---------- Study material

int launch_k1(sg_engine* e, const sg_event* d_ev, size_t n, hipStream_t s) {
    if (n == 0) return SG_OK;
    sg_engine::WinSlot& w = work(e);
    const size_t kMaxHist = (size_t)65535 * 256;
    if (w.d.hist && w.d.variant == 0 && n > kMaxHist) {
        for (size_t o = 0; o < n; o += kMaxHist) { const int rc = launch_k1(e, d_ev + o, std::min(kMaxHist, n - o), s); if (rc) return rc; }
        return SG_OK;
    }
    const size_t kMaxTeam = (size_t)1 << 25;
    if (w.d.variant == 0 && w.d.narrow && e->pa.k1a_team && n > kMaxTeam) {
        for (size_t o = 0; o < n; o += kMaxTeam) { const int rc = launch_k1(e, d_ev + o, std::min(kMaxTeam, n - o), s); if (rc) return rc; }
        return SG_OK;
    }
    int rc = sync_tables(e, s);
    if (rc) return rc;
    if ((rc = order_after_tables(e, s))) return rc;
    if (((e->timing >> 10) & 1u) && w.events_in == 0 && !e->win_ta) { e->win_ta = get_event(e); hipEventRecord(e->win_ta, s); }
    Dev da = w.d;
    join_view(e, da);
    u32 rot0 = w.d.k1a_rot, tb0 = w.d.k1a_ticket_base;
    if (w.d.variant == 0) {
        const bool tk = ((e->timing >> 1) & 1u) && e->closes % e->timing_stride == 0;
        hipEvent_t ta = tk ? get_event(e) : nullptr, tb = tk ? get_event(e) : nullptr;
        da.batch_state = w.events_in == 0 ? 1u : 0u;
        da.k1a_rot = w.d.k1a_rot;
        rot0 = w.d.k1a_rot; tb0 = w.d.k1a_ticket_base;
        if (w.d.narrow && !e->pa.k1a_team) {
            const u64 per = (n + w.d.nwg - 1) / w.d.nwg, chunk = per >= 4096 ? 4096 : (per + 1023) / 1024 * 1024;
            w.d.k1a_rot = (u32)((w.d.k1a_rot + (n + chunk - 1) / chunk) % w.d.nwg);
        }
        if (w.d.narrow && e->pa.k1a_team) {
            w.d.k1a_rot = (u32)((w.d.k1a_rot + k1m_tiles(n, w.d.nwg, e->pa.k1a_teams, e->pa.k1a_nt)) % ((u64)e->pa.k1a_teams * w.d.nwg));
            da.k1a_ticket_base = w.d.k1a_ticket_base;
            {
                const unsigned long long nt_ = k1m_tiles(n, w.d.nwg, e->pa.k1a_teams, e->pa.k1a_nt), units_ = (unsigned long long)e->pa.k1a_teams * w.d.nwg;
                if (!(w.d.ablate & 0x4u)) w.d.k1a_ticket_base += (u32)((nt_ > units_ ? nt_ - units_ : 0) + std::min(units_, nt_));
            }
        }
        const u32 threads = !w.d.narrow ? K1A_THREADS : e->pa.k1a_team ? 1024 : K1T_THREADS;
        hipExtLaunchKernelGGL(e->fn.k1a, dim3(w.d.nwg), dim3(threads), (uint32_t)e->pa.k1a_lds, s, ta, tb, 0u, da, d_ev, (u64)n);
        if (tk) { TimingRec r; r.a = ta; r.b = tb; r.kernel = 1; e->trecs.push_back(r); }
    } else {
        Timed t(e, s, 1);
        u64 want = (n + 255) / 256;
        int grid = (int)std::min<u64>(want, (u64)e->plan.k1_grid);
        hipLaunchKernelGGL(k1_resolve_aggregate, dim3(grid), dim3(256), 0, s, da, d_ev, (u64)n);
    }
    {
        const hipError_t lr = hipGetLastError();
        if (lr != hipSuccess) {
            w.d.k1a_rot = rot0; w.d.k1a_ticket_base = tb0;
            e->err = std::string("K1 pass A launch: ") + hipGetErrorString(lr);
            return lr == hipErrorOutOfMemory ? SG_ENOMEM : SG_ENODEV;
        }
    }
    e->st.events_in += n;
    w.events_in += n;
    return SG_OK;
}

int table_upsert(sg_engine* e, bool svc, u32 ip, u32 node_id, uint8_t kind) {
    if (node_id >= e->cfg.max_known_nodes) { e->err = "node_id beyond max_known_nodes"; return SG_ENOSPC; }
    auto& m = svc ? e->jt.svc_ip : e->jt.pod_ip;
    if (m.find(ip) == m.end() && e->jt.pod_ip.size() + e->jt.svc_ip.size() >= e->cfg.max_ips) { e->err = "join table full (max_ips)"; return SG_ENOSPC; }
    if (!e->jt.upsert(svc, ip, node_id)) { e->err = "join table build failed: raise max_ips"; return SG_ENOSPC; }
    e->jt.set_kind(node_id, kind);
    e->n_known = std::max(e->n_known, node_id + 1);
    return SG_OK;
}

size_t weights_count(u32 L) {
    size_t n = 0;
    for (u32 l = 0; l < L; l++) n += 2 * (size_t)(l == 0 ? SG_F_IN : SG_F_HID) * SG_F_HID + SG_F_HID;
    return n + 2 * SG_F_HID * SG_F_HID + SG_F_EDGE * SG_F_HID + SG_F_HID + SG_F_HID + 1;
}
size_t layer_offset(u32 l) {
    size_t n = 0;
    for (u32 k = 0; k < l; k++) n += 2 * (size_t)(k == 0 ? SG_F_IN : SG_F_HID) * SG_F_HID + SG_F_HID;
    return n;
}

void launch_halo_lists(sg_engine* e, hipStream_t s, u32* req, u32 capp) {
    sg_engine::WinSlot& w = work(e);
    if (e->plan.k6_one_wg) {
        if (w.d.ncap <= K6_FLAGS_LDS) hipLaunchKernelGGL(k6_halo_build_padded<true>, dim3(1), dim3(1024), 0, s, w.d, req, capp);
        else hipLaunchKernelGGL(k6_halo_build_padded<false>, dim3(1), dim3(1024), 0, s, w.d, req, capp);
        return;
    }
    hipLaunchKernelGGL(k6_halo_lists, dim3(((size_t)w.d.ncap + 1023) / 1024), dim3(1024), 0, s, w.d, req, capp, ++e->k6_epoch, 1u);
}
int do_close(sg_engine* e, hipStream_t s, const u32* d_union, const u32* d_union_n, u32 ob_mode = 1, u32 stride = 0, u32 gworld = 0, bool fuse_in = false) {
    sg_engine::WinSlot& w = work(e);
    int rc = sync_tables(e, s);
    if (rc) return rc;
    Dev dloc = w.d;
    if (dloc.warm && w.h_note) {
        volatile u64* note = w.h_note;
        const u64 seq = note[0];
        if (seq != w.note_seen) {
            w.note_seen = seq;
            const u64 v = note[1];
            const u32 cold = (u32)(v & 0xFFu); const bool obip = (v & 0x100ull) != 0;
            e->cold_streak = cold == 2 ? e->cold_streak + 1 : 0;
            e->obip_streak = (cold == 1 && obip) ? e->obip_streak + 1 : 0;
            if (e->cold_streak >= 3) { e->plain_left = 32; e->cold_streak = 0; }
            if (e->obip_streak >= 4) { e->plain_left = 64; e->obip_streak = 0; }
        }
    }
    if (dloc.warm && e->plain_left) { e->plain_left--; dloc.warm = 0; }
    w.plain = w.d.warm && !dloc.warm;
    const u32 par = w.d.k1b_par & 1u;
    if (e->plan.prepare_fold && dloc.k1b_order) { dloc.k1b_cnt += (size_t)par * dloc.np; dloc.k1b_order += (size_t)par * dloc.np; }
    const Dev& d = dloc;
    bool warm_try = d.warm && e->warm_on;
    const u32 wt = warm_try ? 1u : 0u;
    const bool fold = sgplan::close_folds(e->plan, d.warm != 0, warm_try, ob_mode);
    if (!fold) {
        Timed tp(e, s, 2);
        if (ob_mode == 1) hipLaunchKernelGGL(kc_prepare, dim3(1), dim3(1024), 0, s, d, (u64)e->n_known, (u64)e->n_labels_decl, w.ob_list, (const u32*)w.ob_n, e->plan.ob_list_cap, 1u, (const u32*)nullptr, 0u, 0u, wt);
        else if (ob_mode == 0) hipLaunchKernelGGL(kc_prepare, dim3(1), dim3(1024), 0, s, d, (u64)e->n_known, (u64)e->n_labels_decl, const_cast<u32*>(d_union), d_union_n, e->plan.ob_list_cap, 0u, (const u32*)nullptr, 0u, 0u, wt);
        else hipLaunchKernelGGL(kc_prepare, dim3(1), dim3(1024), 0, s, d, (u64)e->n_known, (u64)e->n_labels_decl, w.ob_list, (const u32*)w.ob_n, e->plan.ob_list_cap, 2u, d_union, stride, gworld, wt);
    }
    if (d.variant == 0) {
        const bool tk = ((e->timing >> 7) & 1u) && e->closes % e->timing_stride == 0;
        hipEvent_t ta = tk ? get_event(e) : nullptr, tb = tk ? get_event(e) : nullptr;
        Dev db = d; db.batch_state = w.events_in == 0 ? 2u : 0u;
        db.kept_compact = d.warm;
        const dim3 grid(d.narrow ? d.npb : d.np), block(e->plan.k1b_threads);
        if (d.warm && warm_try) {
            Dev dt = db; dim3 gt = grid;
            if (fold) {
                dt.fold = 1u; dt.warm_try = wt; gt.x += 1;
                dt.pf_n_known = (u64)e->n_known; dt.pf_n_labels_decl = (u64)e->n_labels_decl; dt.pf_list = w.ob_list; dt.pf_list_cap = e->plan.ob_list_cap;
                dt.k1b_cnt_prev = w.d.k1b_order ? w.d.k1b_cnt + (size_t)(par ^ 1u) * d.np : nullptr;
                dt.k1b_order_next = w.d.k1b_order ? w.d.k1b_order + (size_t)(par ^ 1u) * d.np : nullptr;
            }
            hipExtLaunchKernelGGL(e->fn.k1b_try, gt, block, (uint32_t)e->plan.k1b_lds, s, ta, tb, 0u, dt);
            if (tk) { TimingRec r; r.a = ta; r.b = tb; r.kernel = 7; e->trecs.push_back(r); ta = get_event(e); tb = get_event(e); }
        }
        hipExtLaunchKernelGGL(d.warm ? e->fn.k1b_cold : e->fn.k1b, grid, block, (uint32_t)e->plan.k1b_lds, s, ta, tb, 0u, db);
        if (tk) { TimingRec r; r.a = ta; r.b = tb; r.kernel = 7; e->trecs.push_back(r); }
    }
    {
        Timed t(e, s, 2);
        Dev dk = d;
        dk.kept_compact = d.warm;
        if (d.warm) {
            dk.rowptr = d.k_rowptr; dk.col = d.k_col; dk.csr_from = d.k_from; dk.acc_csr = d.k_acc; dk.max_edges = (u64)d.npb * d.pcap;
            dk.st_sum = w.scr_sum; dk.st_max = w.scr_max; dk.row_mu = w.scr_mu; dk.row_sd = w.scr_mu + d.ncap + 1;
        }
        if (d.variant == 1) {
            const u32 ntiles = e->plan.ecap / K2_TILE;
            hipLaunchKernelGGL(k2_edge_count, dim3(ntiles), dim3(256), 0, s, d);
            hipLaunchKernelGGL(k2_scan_tiles, dim3(1), dim3(1024), 0, s, d, ntiles);
            hipLaunchKernelGGL(k2_edge_compact, dim3(ntiles), dim3(256), 0, s, d);
        }
        if (d.dh_g) hipLaunchKernelGGL(k2_deg_hist, dim3(d.dh_g), dim3(K2_DH_THREADS), ((size_t)d.ncap + 1) * sizeof(u32), s, dk);
        const size_t rpr = d.dh_g ? K2_RP_ROWS_DH : K2_RP_ROWS;
        hipLaunchKernelGGL(e->fn.k2_rowptr, dim3(((size_t)d.ncap + rpr) / rpr), dim3(1024), 0, s, dk, ++e->rp_epoch);
        if (d.variant == 1) hipLaunchKernelGGL(k2_scatter_table, dim3(grid_for(e->cfg.max_edges, 256)), dim3(256), 0, s, d);
        else hipLaunchKernelGGL(k2_scatter_parts, dim3(d.npb), dim3(256), 0, s, dk);
        hipLaunchKernelGGL(k2_rowsort_gather, dim3(std::max(2, std::min(4096, 2 * K2_LONG_WGS + grid_for(d.ncap, 8)))), dim3(256), 2 * (size_t)d.k2_sortw * sizeof(u32), s, dk);
        if (d.warm) {
            const unsigned kg = (unsigned)(((u64)d.npb * d.pcap + KW_CH - 1) / KW_CH) + KW_CAPW;
            hipLaunchKernelGGL(kw_compact, dim3(kg), dim3(KW_THREADS), (size_t)KW_ROWS * 5 * sizeof(u64), s, d, ++e->kw_epoch, dk.st_sum, dk.st_max, (u64)(e->closes + 1), e->slots.size() > 1 ? 1u : 0u);
        }
    }
    {
        Timed t3(e, s, 8);
        const u32 fin = d.warm ? (u32)std::min<u64>(64, ((u64)d.ncap + 255) / 256) : 1u;
        if (fuse_in && e->plan.k3_fuse_allowed) {
            const u32 finp = d.warm ? (fin + 3) / 4 : 1u;
            hipLaunchKernelGGL(k3_in_part, dim3(e->plan.k3_ranges * e->plan.k3_slices + finp), dim3(1024), e->plan.k3in_lds, s, d, e->plan.k3_slices, finp);
            e->in_fused_slices = e->plan.k3_slices;
        } else {
            hipLaunchKernelGGL(k3_in_part, dim3(e->plan.k3_ranges * e->plan.k3_slices), dim3(1024), e->plan.k3in_lds, s, d, e->plan.k3_slices, 0u);
            hipLaunchKernelGGL(k3_in_reduce, dim3(grid_for((u64)d.ncap * 6, 256, 1024) + fin), dim3(256), 0, s, d, e->plan.k3_slices, fin);
            e->in_fused_slices = 0;
        }
    }
    HIP_TRY(e, hipGetLastError());
    w.closed = true;
    w.events_in = 0;
    e->closes++;
    if (e->plan.prepare_fold) w.d.k1b_par ^= 1u;
    return SG_OK;
}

--------------------

**Task instructions**.
Write down exactly the span of lines above from the one containing "if (e->plan.prepare_fold &&" to the one containing "if (ob_mode == 1)", both ends included.

**Task answer**.
    if (e->plan.prepare_fold && dloc.k1b_order) { dloc.k1b_cnt += (size_t)par * dloc.np; dloc.k1b_order += (size_t)par * dloc.np; }
    const Dev& d = dloc;
    bool warm_try = d.warm && e->warm_on;
    const u32 wt = warm_try ? 1u : 0u;
    const bool fold = sgplan::close_folds(e->plan, d.warm != 0, warm_try, ob_mode);
    if (!fold) {
        Timed tp(e, s, 2);
        if (ob_mode == 1) hipLaunchKernelGGL(kc_prepare, dim3(1), dim3(1024), 0, s, d, (u64)e->n_known, (u64)e->n_labels_decl, w.ob_list, (const u32*)w.ob_n, e->plan.ob_list_cap, 1u, (const u32*)nullptr, 0u, 0u, wt);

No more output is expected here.